Muhalefetin ittifaka isim bulamamasıyla ilgili Bozdağ, "Bulurlar işte. Demin söyledim. Zoraki ittifak, Erdoğan karşıtlığı ittifakı, çok dert benzemezler ittifakı. En güzelini de halkımız bulacaktır. Yani ona bir isim mutlaka takacaktır. Ama son tahlilde bu ittifak Türkiye’nin hayrı, yararı üzerine bir araya gelenlerin ittifakı değil, Cumhurbaşkanımız Recep Tayyip Erdoğan’ın düşmanlığı ve nefreti, kini üzerine bir araya gelenlerin ittifakıdır. Ama şunu söylemekte fayda var, bu konuda kim bir araya gelirse gelsin neticede tepedeki yönetimler bir araya geliyor. Burada esas önemli olan halkın görüşüdür. Vatandaş buna ne diyecektir? Ne kadar Cumhuriyet Halk Partisi ile yan yana gelmeye, Saadet’e oy vermiş taban buna ne diyecektir?" dedi.

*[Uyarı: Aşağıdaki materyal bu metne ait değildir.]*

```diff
+    const int dpx = 256 / cq4, dq = 256 - dpx * cq4, total = 34 * cq4;
+    for (int i0 = tid; i0 < total; i0 += 256 * BORDER_SB) {
+      float4 v[BORDER_SB];
+      int pxs = px, qs = q;
+#pragma unroll
+      for (int j = 0; j < BORDER_SB; ++j) {
+        const int pos = p0 - 1 + px;
+        v[j] = make_float4(0.f, 0.f, 0.f, 0.f);
+        if (i0 + 256 * j < total && pos >= 0 && pos < L) {
+          const long pix = p.mode == 0 ? ((long)(b * p.H + fixed) * p.W + pos) : ((long)(b * p.H + pos) * p.W + fixed);
+          v[j] = *reinterpret_cast<const float4*>(p.dy + pix * p.lddy + 4 * q);
+        }
+        px += dpx; q += dq;
+        if (q >= cq4) { q -= cq4; ++px; }
+      }
+#pragma unroll
+      for (int j = 0; j < BORDER_SB; ++j) {
+        if (i0 + 256 * j < total) {
+          float* d = sh + pxs * pitch + 4 * qs;
+          d[0] = v[j].x; d[1] = v[j].y; d[2] = v[j].z; d[3] = v[j].w;
+        }
+        pxs += dpx; qs += dq;
+        if (qs >= cq4) { qs -= cq4; ++pxs; }
+      }
+    }
+  }
+  __syncthreads();
+  if (!active) return;
+  f32x16 acc;
+#pragma unroll
+  for (int q = 0; q < 16; ++q) acc[q] = 0.f;
+  Cursor c{0, 0};
+  auto group = [&](const float (&cur)[BORDER_WG], float (&nxt)[BORDER_WG]) {
+    wload(nxt, wl); advance(wl);
+    bool mine = true;
+    int src = m + 2 - c.t;
+    if (c.t >= 3) {
+      const int at = c.t == 3 ? 1 : p.H - 2;
+      mine = p0 + m == at;
+      src = (c.t == 3 ? 0 : p.H - 1) - (p0 - 1);
+    }
+    const float* ap = sh + src * pitch + kk + 2 * c.s0;
+    float a[BORDER_WG];
+#pragma unroll
+    for (int u = 0; u < BORDER_WG; ++u) a[u] = ap[2 * u];
+#pragma unroll
+    for (int u = 0; u < BORDER_WG; ++u) acc = __builtin_amdgcn_mfma_f32_32x32x2f32(mine ? a[u] : 0.f, cur[u], acc, 0, 0, 0);
+    advance(c);
+  };
+  while (true) {
+    group(bv0, bv2); if (c.t >= 5) break;
+    group(bv1, bv0); if (c.t >= 5) break;
+    group(bv2, bv1); if (c.t >= 5) break;
+  }
+#pragma unroll
+  for (int q = 0; q < 16; ++q) {
+    const int row = (q & 3) + 8 * (q >> 2) + 4 * kk;
+    if (p0 + row < L) {
+      float v = acc[q];
+      if (p.agy) v *= segsde_act_grad_from_out(agv[q], p.agkind);
+      p.dx[(pix0 + row * pstride) * p.lddx + cin] = dxv[q] + v;
     }
   }
 }
@@ -574,7 +615,7 @@
   (void)hipFuncSetAttribute(reinterpret_cast<const void*>(reflect_borders_kernel), hipFuncAttributeMaxDynamicSharedMemorySize, (int)lb);
   for (int mode = 0; mode < 2; ++mode) {
     p.mode = mode; p.nseg = ((mode == 0 ? W : H) + 31) / 32;
-    hipLaunchKernelGGL(reflect_borders_kernel, dim3((unsigned)(B * 2 * p.nseg)), dim3(256), lb, ST(stream), p);
+    hipLaunchKernelGGL(reflect_borders_kernel, dim3((unsigned)(B * 2 * p.nseg), (unsigned)((Cin + 127) / 128)), dim3(256), lb, ST(stream), p);
     SEGSDE_CHECK_LAUNCH();
   }
   return 0;
```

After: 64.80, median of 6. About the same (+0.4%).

"EMİNİM Kİ BU İTTİFAK MERHUM NECMETTİN ERBAKAN HOCA’NIN KEMİKLERİNİ SIZLATMIŞTIR"
Saadet Partisi’nin ittifakta yer alması konusunda Bozdağ, şunları söyledi: "Necmettin Erbakan Hocamız hayatta olsaydı, ‘hadi oradan, hadi oradan’ der, ‘sizi gidi sizi’ der, bunlara büyük bir ders verirdi. Eminim ki bu ittifak merhum Necmettin Erbakan Hoca’nın kemiklerini sızlatmıştır. Çünkü Erbakan Hoca’nın temsil ettiği bütün değerlerin düşmanıdır CHP. Ve onlarla mücadele etmiştir. 28 Şubat post modern darbe girişiminin itici gücüdür bunlar. Başörtüsü zulmü, imam hatip yasakları, Erbakan Hoca’nın boncuk boncuk terletildiği hadiseler, iktidardan ayrılmak zorunda kalışı, partisinin kapatılması, şöyle bir bakarsanız neler var neler. Tabii Temel Bey de Sivas Belediye Başkanı olduğu için ona da ne hakaretler yaptılar. Ama şimdi gelinen noktaya bakınca insan düşünmeden edemiyor. Ama ben eminim ki Saadet Partisi’nin tabanı bunun hakkını verecektir. Bunlarla ilgili adımı atacaktır. Hatırlarsanız 1973’lü yıllardı, o zaman Milli Selamet Partisi ile Cumhuriyet Halk Partisi bir ittifak yapmıştı, şey koalisyon hükümeti kurmuşlardı ve Kıbrıs Barış Harekatı gibi Türk tarihine altın harflerle yazılan büyük başarının altına da birlikte imza atmışlardı. O zaman da seçime gittiler yanılmıyorsam rakam 48’di. O zaman MSP’li vekil sayısı birdenbire 24’e düştü. Yüzde 50 vatandaş azaltmaya gitti. Tabii Kıbrıs Barış Harekatı’ndaki başarıya rağmen vatandaş fatura kesti. Türkiye’de muhafazakar kesimlerin tepedeki kişiler kendi onurlarını çiğneyerek bir yere gitti diye onların peşinden gideceğini kim hesap ediyorsa yanlış yapıyordur. Çünkü herkes kimin ne söylediğini, kimin hangi kavgayı verdiğini, hangi değerleri savunduğunu veya reddettiğini herkes çok ama çok iyi biliyor. O nedenle burada iki kere ikinin dört etmeyeceği çok açık. Burada esas olan halkın sandıkta yapacağı ittifaktır. AK Parti, Milliyetçi Hareket Partisi, Büyük Birlik Partisi bir ittifak kurdu. Biz de seçime bu ittifakla gidiyoruz. Ama bu ittifakın örtüştüğü fikirler, düşüncelere baktığınızda yüzde 90 oranında pek çok meselede örtüştüğünü görebiliriz. Farklılıklarımız var ama uzlaşma, mutabakat alanları daha da yüksek. Ama buraya baktığınızda burada tam tersi. Onun için bunun halktaki karşılığı ne olacak hep beraber göreceğiz. Zaten fazla da bir mesafe kalmadı. Bu mesafe çok kısa. 24’ü akşamı hep beraber göreceğiz. Cumhuriyet Halk Partisi, AK Parti’ye zarar verme ihtimali olan her şeye yatırım yapıyor." (İHA)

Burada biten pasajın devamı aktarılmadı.